Dylan Thomas
Understanding a poem is a matter of first and foremost understanding the poet. The individual poet's choice of words and emotions which grab the reader, make a connection, and then deliver an emotional message which leaves a lasting message can be achieved through a number of techniques. But the poet who achieves a lasting memory in the minds of hearts of his readers is a person who approached the pen and ink often from a radically different perspective or with an emotional charge to his life that others not only find fascinating, but envy. Such is the case of Dylan Thomas, a Welshman with a known history of avid drinking, little self-discipline, and a penchant for over-indulgence which lead him to an early grave.
As a young child, Thomas loved the written word. He began writing his first poems at 8 or 9, while his attention was fixed in familiar nursery rhymes. Of his writing, and his love of early childhood rhymes, Dylan wrote this to an American admirer:
The first poems I knew were nursery rhymes, and before I could read them for myself I had come to love just the words of them, the words alone. What the words stood for, symbolized, or meant was of very secondary importance -- what mattered was the very sound of them as I heard them for the first time on the lips of the remote and quite incomprehensible grown-ups who seemed, for some reason, to be living in my world. And those words were, to me, as the notes of bells, the sounds of musical instruments, the noises of wind, sea, and rain, the rattle of milk carts, the clapping of hooves on cobbles, the fingering of branches on a window pane, might be to someone deaf from birth, who has miraculously found his hearing." (Neuroticpoets.com/Thomas, online)

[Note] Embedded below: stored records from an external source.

-    if (e.aux) io.template load<NV>(reinterpret_cast<const float*>(e.aux) + row * e.ldaux + col, e.ldaux, r, valid);
-    else io.template load<NV>(const_cast<const float*>(p), e.ldo, r, valid);
-    if (e.bias) add_bias<NV>(e.bias, col, v);
+    unpack<float>(p.q, r);
 #pragma unroll
     for (int i = 0; i < NV; ++i) r[i] += v[i];
-    io.template store<NV>(p, e.ldo, r, valid);
+    if (valid) store_vec<NV>(reinterpret_cast<float*>(e.out) + row * e.ldo + col, r);
   } else if constexpr (KIND == EPI_GLU) {
-    add_bias<NV>(e.bias, col, v);
-    if (e.out2) io.template store<NV>(reinterpret_cast<TO*>(e.out2) + row * e.ldo2 + col, e.ldo2, v, valid);
+    if (e.out2 && valid) store_vec<NV>(reinterpret_cast<TO*>(e.out2) + row * e.ldo2 + col, v);
     TO* po = reinterpret_cast<TO*>(e.out) + row * e.ldo + (col >> 1);
-    if constexpr (NV >= 16) {
-      float o[NV / 2];
-#pragma unroll
-      for (int i = 0; i < NV / 2; ++i) o[i] = v[2 * i] * gelu_fwd<FAST>(v[2 * i + 1]);
-      io.template store<NV / 2>(po, e.ldo, o, valid);
-    } else {
-      if (valid) {
-#pragma unroll
-        for (int i = 0; i < NV / 2; ++i) po[i] = from_f32<TO>(v[2 * i] * gelu_fwd<FAST>(v[2 * i + 1]));
-      }
+    if (valid) {
+#pragma unroll
+      for (int i = 0; i < NV / 2; ++i) po[i] = from_f32<TO>(v[2 * i] * gelu_fwd<FAST>(v[2 * i + 1]));
     }
   } else if constexpr (KIND == EPI_GELU) {
-    add_bias<NV>(e.bias, col, v);
-    if (e.out2) io.template store<NV>(reinterpret_cast<TO*>(e.out2) + row * e.ldo2 + col, e.ldo2, v, valid);
+    if (e.out2 && valid) store_vec<NV>(reinterpret_cast<TO*>(e.out2) + row * e.ldo2 + col, v);
     float o[NV];
 #pragma unroll
     for (int i = 0; i < NV; ++i) o[i] = gelu_fwd<FAST>(v[i]);
-    io.template store<NV>(reinterpret_cast<TO*>(e.out) + row * e.ldo + col, e.ldo, o, valid);
+    if (valid) store_vec<NV>(reinterpret_cast<TO*>(e.out) + row * e.ldo + col, o);
   } else if constexpr (KIND == EPI_GLU_BWD) {
     float u[2 * NV];
-    io.template load<2 * NV>(reinterpret_cast<const TO*>(e.aux) + row * e.ldaux + 2 * col, e.ldaux, u, valid);
+    unpack<TO>(p.q, u);
 #pragma unroll
     for (int i = 0; i < NV; ++i) {
       const float dh = v[i], val = u[2 * i], gate = u[2 * i + 1];
@@ -126,35 +188,47 @@
       u[2 * i] = dh * gf;
       u[2 * i + 1] = dh * val * gd;
     }
-    io.template store<2 * NV>(reinterpret_cast<TO*>(e.out) + row * e.ldo + 2 * col, e.ldo, u, valid);
+    if (valid) {
+      store_vec<2 * NV>(reinterpret_cast<TO*>(e.out) + row * e.ldo + 2 * col, u);
+      if (e.colsum) {
+#pragma unroll
+        for (int i = 0; i < 2 * NV; ++i) csum[i] += to_f32(from_f32<TO>(u[i]));
+      }
+    }
   } else if constexpr (KIND == EPI_GELU_BWD) {
     float u[NV];
-    io.template load<NV>(reinterpret_cast<const TO*>(e.aux) + row * e.ldaux + col, e.ldaux, u, valid);
+    unpack<TO>(p.q, u);
 #pragma unroll
     for (int i = 0; i < NV; ++i) v[i] *= gelu_bwd<FAST>(u[i]);
-    io.template store<NV>(reinterpret_cast<TO*>(e.out) + row * e.ldo + col, e.ldo, v, valid);
+    if (valid) {
+      store_vec<NV>(reinterpret_cast<TO*>(e.out) + row * e.ldo + col, v);
+      if (e.colsum) {
+#pragma unroll
+        for (int i = 0; i < NV; ++i) csum[i] += to_f32(from_f32<TO>(v[i]));
+      }
+    }
   } else if constexpr (KIND == EPI_ACCUM) {
     if (!valid) return;
-    float* p = reinterpret_cast<float*>(e.out) + row * e.ldo + col;
+    float* po = reinterpret_cast<float*>(e.out) + row * e.ldo + col;
     const int lim = e.tril ? (int)(row % e.tril_rows) : 0x7fffffff;
     if (e.atomic) {
 #pragma unroll
       for (int i = 0; i < NV; i += 4) {
         if (col + i + 3 <= lim) {
-          asm volatile("red.global.add.v4.f32 [%0], {%1, %2, %3, %4};" ::"l"(p + i), "f"(v[i]), "f"(v[i + 1]),
+          asm volatile("red.global.add.v4.f32 [%0], {%1, %2, %3, %4};" ::"l"(po + i), "f"(v[i]), "f"(v[i + 1]),
                        "f"(v[i + 2]), "f"(v[i + 3]) : "memory");
         } else {
 #pragma unroll
           for (int j = 0; j < 4; ++j)
-            if (col + i + j <= lim) atomicAdd(p + i + j, v[i + j]);
+            if (col + i + j <= lim) atomicAdd(po + i + j, v[i + j]);
         }
       }
     } else {
       float r[NV];
-      load_vec<NV>(p, r);
+      load_vec<NV>(po, r);
 #pragma unroll
       for (int i = 0; i < NV; ++i) r[i] += (col + i <= lim) ? v[i] : 0.f;
-      store_vec<NV>(p, r);
-    }
-  }
-}
+      store_vec<NV>(po, r);
+    }
+  }
+}
diff --git a/progen_b200/csrc/gemm_simt.cu b/progen_b200/csrc/gemm_simt.cu
--- a/progen_b200/csrc/gemm_simt.cu
+++ b/progen_b200/csrc/gemm_simt.cu
@@ -71,12 +71,26 @@
 
   const int col = n0 + tx * 8;
   if (col >= g.N) return;
+  using CS = EpiColsum<KIND, 8>;
+  EpiCol<8> cb;
+  epi_load_col<KIND, 8>(g.epi, col, true, cb);
+  float csum[CS::REGS];
+#pragma unroll
+  for (int k = 0; k < CS::REGS; ++k) csum[k] = 0.f;
 #pragma unroll
   for (int i = 0; i < 8; ++i) {
     const int m = m0 + ty * 8 + i;
     if (m >= g.M) break;
     const long long row = (g.batch_reduce ? 0 : (long long)z * g.d_batch_rows) + m;
-    epi_apply<KIND, TO, 8>(g.epi, DirectIO{}, row, col, acc[i], true);
+    EpiPre<KIND, TO, 8> pre;
+    epi_load<KIND, TO, 8>(g.epi, row, col, true, pre);
+    epi_finish<KIND, TO, 8>(g.epi, row, col, acc[i], cb, pre, true, csum);
+  }
+  if constexpr (CS::W > 0) {
+    if (g.epi.colsum) {
+#pragma unroll
+      for (int k = 0; k < CS::W; ++k) atomicAdd(g.epi.colsum + CS::OUT_SCALE * col + k, csum[k]);
+    }
   }
 }
 
@@ -112,8 +126,7 @@
   PG_CHECK_ARG(a.M > 0 && a.N > 0 && a.K > 0 && a.batch >= 1);
   PG_CHECK_ARG(a.N % 8 == 0);
   PG_CHECK_ARG(a.split_k == 1);
-  PG_CHECK_ARG(!a.batch_reduce || (a.epi_kind == EPI_ACCUM && a.epi.atomic));
-  SimtDev gd;
+  PG_CHECK_ARG(!a.batch_reduce || (a.epi_kind == EPI_ACCUM && a.epi.atomic));  SimtDev gd;
   gd.M = a.M; gd.N = a.N; gd.K = a.K;
   gd.a_rs = a.a_mn_major ? 1 : a.lda; gd.a_cs = a.a_mn_major ? a.lda : 1;
   gd.b_rs = a.b_mn_major ? 1 : a.ldb; gd.b_cs = a.b_mn_major ? a.ldb : 1;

His first love was not far from his poem Fern Hill and can bee seen in the shades of this famous work. The smooth meter, and ambient rhyming scheme points the reader in the direction of nursery rhymes. At a time when other writers, such as William Carlos Williams, were experimenting with free verse, and word structures which resembled nothing like the poetry which had come before it, Thomas maintained a more traditional and romantic approach to his poems. Williams, and other modern poets of this same time period, attempted to create utterly new styles in poetry, having been influenced by the turning of the 20th century with all the expectations of newness and invitation which came with it.
Thomas could more appropriately be called the Robert Frost of the welsh isles. Influenced by traditional childhood literature and having a love for nature, these structured and themes often appeared in his works, inspiring readers to find the beauty in simple landscapes, and relate their worlds to the green hills, and crisp breezes which were a part of Thomas' childhood.
The poem Fern Hill is a beautiful look back at the time when life, like the green hills in the springtime, is fresh. Thomas used the metaphor of spring, and newly mowed hay to represent his own remembrance of youth. The imagery supports the metaphor, in which Thomas describes a welsh country farm as if on the back of a wagon sitting just outside the family barn. He picked this setting as an emotional benchmark. In the same way that the smells and sounds, as well as the images are a part of his memory, so is his picture of youth, full of fresh and new sounds smells, hopes and dreams. However neither the poem nor the reader is allowed to stay in the place of fresh greenness nor does childhood hope. In the last few lines, Thomas turns his poem back to the reality of time, and the reader is left with a bit of sorrow on his palette as he considers the poets' waning years.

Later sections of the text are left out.